At baseline, patients with depression had been more likely than others to have diabetes, chronic kidney disease, hypertension, chronic obstructive pulmonary disease, and cerebrovascular disease and to test positive for frailty and cognitive impairment.

Such differences were at least partly considered in multivariate analyses that controlled for age, sex, physical frailty, cognitive impairment, Society of Thoracic Surgeons (STS) predicted risk, mortality, and whether the procedure was SAVR or TAVR, among other things.

With those adjustments, depression at baseline was a significant predictor of all-cause mortality at 1 month, with an odds ratio (OR) of 2.20 (95% CI, 1.18–4.10). That wasn’t true for cognitive impairment or frailty, but at 1 year, depression remained a significant predictor; it was joined by cognitive impairment and frailty.

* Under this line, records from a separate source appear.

# Lucaskabela/UNAST

Hardware: AMD Instinct MI355X
Metric: mel-frames/sec/node (train step, gen+disc) at B=32,T_mel=800; 1/2/4/8-GPU scaling (higher is better)
Workload: dtype bf16x3

## Files before the change

include/unast_hip.h:

```cpp
#ifndef UNAST_HIP_H
#define UNAST_HIP_H
#include <stdint.h>
#ifdef __cplusplus
extern "C" {
#endif

typedef struct ihipStream_t* hipStream_t;

const char* unast_last_error(void);
int unast_version(void);
const char* unast_arch(void);

int unast_gemm(int a_mode, int b_mode, int nsplit,
               const float* A, int lda, const float* B, int ldb, float* C, int ldc,
               int M, int N, int K, int kb_valid,
               int conv_T, int conv_ca, int conv_cb, int conv_shift,
               const float* bias, const float* R, int ldr, const float* G, int ldg, float gate_scale,
               float alpha, int beta, int act,
               float drop_p, unsigned int seed, unsigned int stream_id,
               int splitk, float* splitk_ws, int64_t splitk_ws_floats, float* rowsum_a, int tile_wn, int b_presplit,
               int out_split, double* colstats, hipStream_t stream);

int unast_attn_fwd(int nsplit, const float* Q, int ldq, const float* K, int ldk, const float* V, int ldv, float* O, int ldo,
                   float* LSE, const int* lens_k, int B, int H, int Tq, int Tk, int head_dim, int causal, float scale,
// ... 74 lines not shown
                       hipStream_t stream);

int unast_scalar_combine(const float* a, const float* b, const float* c, float div, float* out, hipStream_t stream);
int unast_masked_mse(const float* gold, const float* pred, const float* mask, int64_t n, double* ws3, float* out, hipStream_t stream);
int unast_speech_loss_fwd(const float* gold, const float* head, int ldh, const float* post, const int* lens, int B, int T, int M,
                          float eos_weight, double* ws, float* loss, hipStream_t stream);
int unast_speech_loss_bwd(const float* gold, const float* head, int ldh, const float* post, const int* lens, int B, int T, int M,
                          float eos_weight, const float* gscale, float* d_head, float* d_post, hipStream_t stream);
int unast_text_loss_fwd(const float* logits, int ldl, const int64_t* gold, int rows, int V, float eos_weight,
                        double* ws, float* loss, hipStream_t stream);
int unast_text_loss_bwd(const float* logits, int ldl, const int64_t* gold, int rows, int V, float eos_weight, const double* ws,
                        const float* gscale, float* dlogits, hipStream_t stream);
int unast_text_head_loss(const float* X, int ldx, const float* W, const float* bias, const int64_t* gold, int rows, int K, int V,
                         float eos_weight, float gscale, float* logits, float* dlogits, int ldl, double* ws, float* loss, hipStream_t stream);
int unast_speech_head_loss(const float* X, int ldx, const float* W, const float* bias, const float* gold, const int* lens, int B, int T, int K, int M,
                           float eos_weight, float gscale, float* head, float* d_head, int ldh, double* ws, hipStream_t stream);
int unast_speech_post_loss(const float* gold, const float* post, const int* lens, int B, int T, int M, float gscale, float* d_post, double* ws,
                           float* loss, hipStream_t stream);
int unast_disc_targets(const int64_t* perm, int n, int B, int flip, float smoothing, float* out, hipStream_t stream);
int unast_randperm(int64_t* out, int n, unsigned int seed, unsigned int stream_id, hipStream_t stream);
int unast_bce_logits(const float* logits, int ldx, const float* targets, int n, const float* gscale, float* loss, float* dlogits,
                     int ldd, hipStream_t stream);

int unast_lstm_fwd(const float* xproj, const float* whh, const float* b_ih, const float* b_hh, const int* lens, float* y, float* gates,
                   float* cs, float* hprev, float* hfinal, int Bd, int T, int ndir, int hidden, int64_t whh_dir_stride,
                   int64_t bias_dir_stride, hipStream_t stream);
int unast_lstm_bwd(const float* dy, const float* dhfinal, const float* whh, const float* gates, const float* cs, const int* lens,
                   float* dgates, int Bd, int T, int ndir, int hidden, int64_t whh_dir_stride, hipStream_t stream);
int unast_leaky_dropout(const float* x, const float* dy, float* out, int rows, int D, float slope, float drop_p, unsigned int seed,
                        unsigned int stream_id, hipStream_t stream);

int unast_conv_fwd(int nsplit, const float* X, int ldx, const float* Wp, float* Y, int ldy, int B, int T, int Cin, int Cout,
                   int taps, int pad_left, const float* bias, int act, const float* R, int ldr, hipStream_t stream);
int unast_maxpool_prev(const float* in, int ld_in, float* out, int ld_out, int B, int T, int C, hipStream_t stream);
int unast_highway_combine(const float* ht, int ld_ht, const float* x, int ld_x, float* out, int ld_out, int rows, int C, hipStream_t stream);
int unast_gru_fwd(const float* xproj, const float* whh, const float* b_hn, float* y, int B, int T, int hidden, hipStream_t stream);

int unast_gru_fwd_train(const float* xproj, const float* whh, const float* b_hn, float* y, float* saved, int B, int T, int hidden,
                        hipStream_t stream);
int unast_gru_bwd(const float* dy, const float* y, const float* saved, const float* whh, float* dx_gates, float* dhn, int B, int T,
                  int hidden, hipStream_t stream);
int unast_maxpool_prev_bwd(const float* dy, int ld_dy, const float* x, int ld_x, float* dx, int ld_dx, int B, int T, int C,
                           int accumulate, int relu_gate, hipStream_t stream);
int unast_relu_bwd(float* dy, int ld_dy, const float* y, int ld_y, int rows, int C, hipStream_t stream);
int unast_highway_combine_bwd(const float* dout, int ld_do, const float* ht, int ld_ht, const float* x, int ld_x, float* dpre, int ld_dp,
                              float* dx, int ld_dx, int rows, int C, hipStream_t stream);
int unast_sum_loss(const float* pred, int ld_pred, const float* mag, int ld_mag, float* dpred, int ld_dpred, int rows, int F, int l2,
                   double* loss, hipStream_t stream);
int unast_split_parts(const float* x, float* hi, float* rest, float* resid, int64_t n, hipStream_t stream);
int unast_conv_dgrad(int nsplit, const float* dY, int lddy, const float* Wp, float* dX, int lddx, int B, int T, int Cin, int Cout,
                     int taps, int pad_left, int beta, hipStream_t stream);
int unast_conv_wgrad(int nsplit, const float* dY, int lddy, const float* X, int ldx, float* dWp, int B, int T, int Cin, int Cout,
                     int taps, int pad_left, float* db, int splitk, float* ws, int64_t ws_floats, hipStream_t stream);

int unast_set_rng_epoch(const unsigned int* counter);

typedef struct {
    const float* A; int lda;
    const float* B; int ldb;
    float* C; int ldc;
    float* rowsum_a;
    int M, N, K;
} unast_wgrad_item;
int unast_wgrad_group(int nsplit, int count, const unast_wgrad_item* items, float* ws, int64_t ws_floats, int target_blocks,
                      hipStream_t stream);
int64_t unast_wgrad_group_ws_floats(int count, const unast_wgrad_item* items, int target_blocks);

int unast_sumsq(const float* g, int64_t n, double* out, hipStream_t stream);
int unast_adamw(float* p, float* g, float* m, float* v, int64_t n, const double* sumsq, float max_norm, float lr,
                float beta1, float beta2, float eps, float weight_decay, int step, float* split_out, int decoupled,
                const float* dev_hyper, int zero_grad, hipStream_t stream);
int unast_split_f32(const float* src, float* dst, int64_t n, hipStream_t stream);
int unast_transpose_split(const float* src_base, float* dst_base, const int* tiles_dev, int ntiles, hipStream_t stream);

int unast_panel_gemm(const float* A, int lda, const void* w_planes, int64_t plane_bytes, float* C, int ldc, int M, int N, int K,
                     const float* bias, const float* R, int ldr, const float* G, int ldg, float gate_scale, int act,
                     float drop_p, unsigned int seed, unsigned int stream_id, int out_split,
                     const float* ln_gamma, const float* ln_beta, float* Y, int ldy, float* mean, float* rstd, float eps,
                     void* gate_bits, int rows_per_wg, hipStream_t stream);
int unast_retile_weights(const float* src_base, void* dst_base, const void* descs_dev, int ndesc, hipStream_t stream);
int unast_panel_gemm_lnbwd(const float* A, int lda, const void* w_planes, int64_t plane_bytes, int M, int K, const float* R, int ldr,
                           const float* z, int ldz, const float* mean, const float* rstd, const float* gamma,
                           float* dz, int lddz, float* dz_drop, int lddrop, float* part, int64_t part_floats,
                           float drop_p, unsigned int seed, unsigned int stream_id, hipStream_t stream);
int64_t unast_panel_gemm_lnbwd_ws_floats(int M);
int unast_layernorm_partials_finalize(const float* part, int nblk, int C, float* dgamma, float* dbeta, hipStream_t stream);
int unast_set_words(unsigned int* dst, const unsigned int* host_words, int n, hipStream_t stream);

int64_t unast_graph_plan_create(void* graph, int nstreams);
int unast_graph_plan_info(int64_t plan, int* out4);
int unast_graph_plan_replay(int64_t plan, hipStream_t origin);
int unast_graph_plan_destroy(int64_t plan);
int unast_graph_plan_allreduces(int64_t plan);
int unast_graph_plan_set_comm(int64_t plan, int64_t comm);
int unast_graph_plan_allreduce_counts(int64_t plan, long long* out, int n);
int unast_capture_reset(void);
int unast_capture_note(hipStream_t stream);
int unast_capture_get_deps(hipStream_t stream, void** out, int cap);
int unast_capture_prune(hipStream_t stream, hipStream_t origin, void** keep, int nkeep);
int unast_graph_plan_streams(int64_t plan);

int unast_comm_unique_id(void* out128);
int64_t unast_comm_init(const void* unique_id128, int rank, int world);
int unast_allreduce(int64_t comm, float* buf, int64_t count, hipStream_t stream);
int unast_allreduce_marker(float* buf, int64_t count, hipStream_t stream);
int unast_comm_destroy(int64_t comm);
// ... 6 lines not shown
```

unast_amd/_lib.py:

```python
import ctypes
import os
import re

_HERE = os.path.dirname(os.path.abspath(__file__))
LIB_PATH = os.environ.get("UNAST_HIP_LIB") or os.path.join(_HERE, "libunast_hip.so")
HEADER_PATH = os.path.join(os.path.dirname(_HERE), "include", "unast_hip.h")

_lib = None
_protos = None


class UnastHipError(RuntimeError):
    pass


def _ctype(decl):
    d = decl.strip()
    if "*" in d or "hipStream_t" in d:
        return ctypes.c_void_p
    base = re.sub(r"\b\w+$", "", d).strip() if len(d.split()) > 1 else d
    base = base.replace("const", "").strip()
    table = {"int": ctypes.c_int, "unsigned int": ctypes.c_uint, "uint32_t": ctypes.c_uint, "float": ctypes.c_float,
             "double": ctypes.c_double, "int64_t": ctypes.c_longlong, "long long": ctypes.c_longlong,
             "uint64_t": ctypes.c_ulonglong, "size_t": ctypes.c_size_t}
    if base not in table:
        raise ValueError("unast_hip.h: cannot map parameter %r" % decl)
    return table[base]


def parse_header(path=HEADER_PATH):
    global _protos
    if _protos is not None:
        return _protos
    src = open(path).read()
    src = re.sub(r"/\*.*?\*/", "", src, flags=re.S)
    src = re.sub(r"//[^\n]*", "", src)
    protos = {}
    for m in re.finditer(r"(const\s+char\s*\*|int64_t|int|void)\s+(unast_\w+)\s*\(([^;{]*?)\)\s*;", src, flags=re.S):
        ret, name, args = m.group(1), m.group(2), m.group(3).strip()
        restype = ctypes.c_char_p if "char" in ret else (None if ret == "void" else (ctypes.c_longlong if ret == "int64_t" else ctypes.c_int))
        argtypes = [] if args in ("", "void") else [_ctype(a) for a in args.split(",")]
        protos[name] = (restype, argtypes)
    _protos = protos
    return protos


def lib():
    return ctypes_lib()


def ctypes_lib():
    global _lib
    if _lib is not None:
        return _lib
    if not os.path.exists(LIB_PATH):
        raise UnastHipError("libunast_hip.so not found at %s — build it with `make -C unast_amd/csrc` "
                            "(or python -c 'import __graft_entry__ as g; g.build()'). There is no fallback path." % LIB_PATH)
    try:
        import torch
        if torch.cuda.is_available():
            torch.cuda.init()
    except ImportError:
        pass
    L = ctypes.CDLL(LIB_PATH)
    for name, (restype, argtypes) in parse_header().items():
        try:
            fn = getattr(L, name)
        except AttributeError:
            raise UnastHipError("libunast_hip.so does not export %s declared in include/unast_hip.h" % name)
        fn.restype = restype
        fn.argtypes = argtypes
    _lib = L
    return L


CAPTURE_NOTE = None


def check(status, what=""):
    if status != 0:
        raise UnastHipError("%s failed (%d): %s" % (what or "unast call", status, lib().unast_last_error().decode()))
    if CAPTURE_NOTE is not None:
        CAPTURE_NOTE()
```

unast_amd/csrc/gemm.hip:

```cpp
#include "common.h"
#include "../../include/unast_hip.h"

#define GBM 128
#define GBK 32
__host__ __device__ constexpr int rc_stride(int rows) { return rows + 16; }
__host__ __device__ constexpr int kc_bytes(int rows) { return rows * GBK * 2; }
__host__ __device__ constexpr int rc_bytes(int rows) { return GBK * rc_stride(rows) * 2; }

enum { OP_KC = 0, OP_KC_CONV = 1, OP_RC = 2, OP_RC_CONV_DGRAD = 3, OP_RC_CONV_WGRAD = 4 };

struct GemmParams {
    const float* A; const float* B; float* C;
    int M, N, K;
    int lda, ldb, ldc;
    int T, ca, cb, shift, KS;
    const float* bias; const float* R; int ldr; const float* G; int ldg; float gate_scale;
    float alpha; int beta; int act;
    uint32_t drop_thresh; float drop_scale; uint32_t seed, stream;
    int kchunk; int atomic; int tiles_m, tiles_n, nsplitk;
    float* slab; int ld_slab; size_t slab_stride;
    int kb_valid;
    float* rowsum_a;
    int group;
    int out_split;
    double* colstats;
};

__device__ __forceinline__ int swz_h(int row) { return (0x1320 >> (((row >> 2) & 3) << 2)) & 3; }
__device__ __forceinline__ int kc_off(int row, int k) {
    return row * 64 + ((((k >> 3) ^ swz_h(row))) << 4) + ((k & 7) << 1);
}
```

Table. Odds Ratio for Mortality 1 Year After AVR, by Screening Test Resultsa

Screening Test Result OR (95% CI)
Depression 1.53 (1.03–2.24)
Cognitive impairment 2.31 (1.53–3.49)
Physical frailty 2.37 (1.38–4.09)
aAdjustment included age, sex, physical frailty, cognitive impairment, STS risk score, mortality, and whether SAVR or TAVR was done.

 

Patients who tested positive for depression at both baseline and at the 6-month assessment, 11.3% of the cohort, showed a 12-month mortality risk at an OR of 2.98 (95% CI, 1.08–8.20).

The 18.4% of patients who tested positive at baseline but not at 6 months and the 11.1% testing positive for the first time at 6 months showed a much weaker mortality risk increase or no increase at all.

Afilalo said the group’s conclusions probably would have been similar had patients younger than age 70 years not been excluded from the analysis. “At the time the study was conducted, TAVR was still only being performed for high- and extreme-risk patients. For the most part it predated the evidence to support TAVR in intermediate-risk patients. So it’s very unlikely that even if we had included all ages, we would have captured a significant additional number of TAVR patients.”

Afilalo, Drudi, Patel, and Leon have disclosed no relevant financial relationships. Disclosures for the other authors are in the report.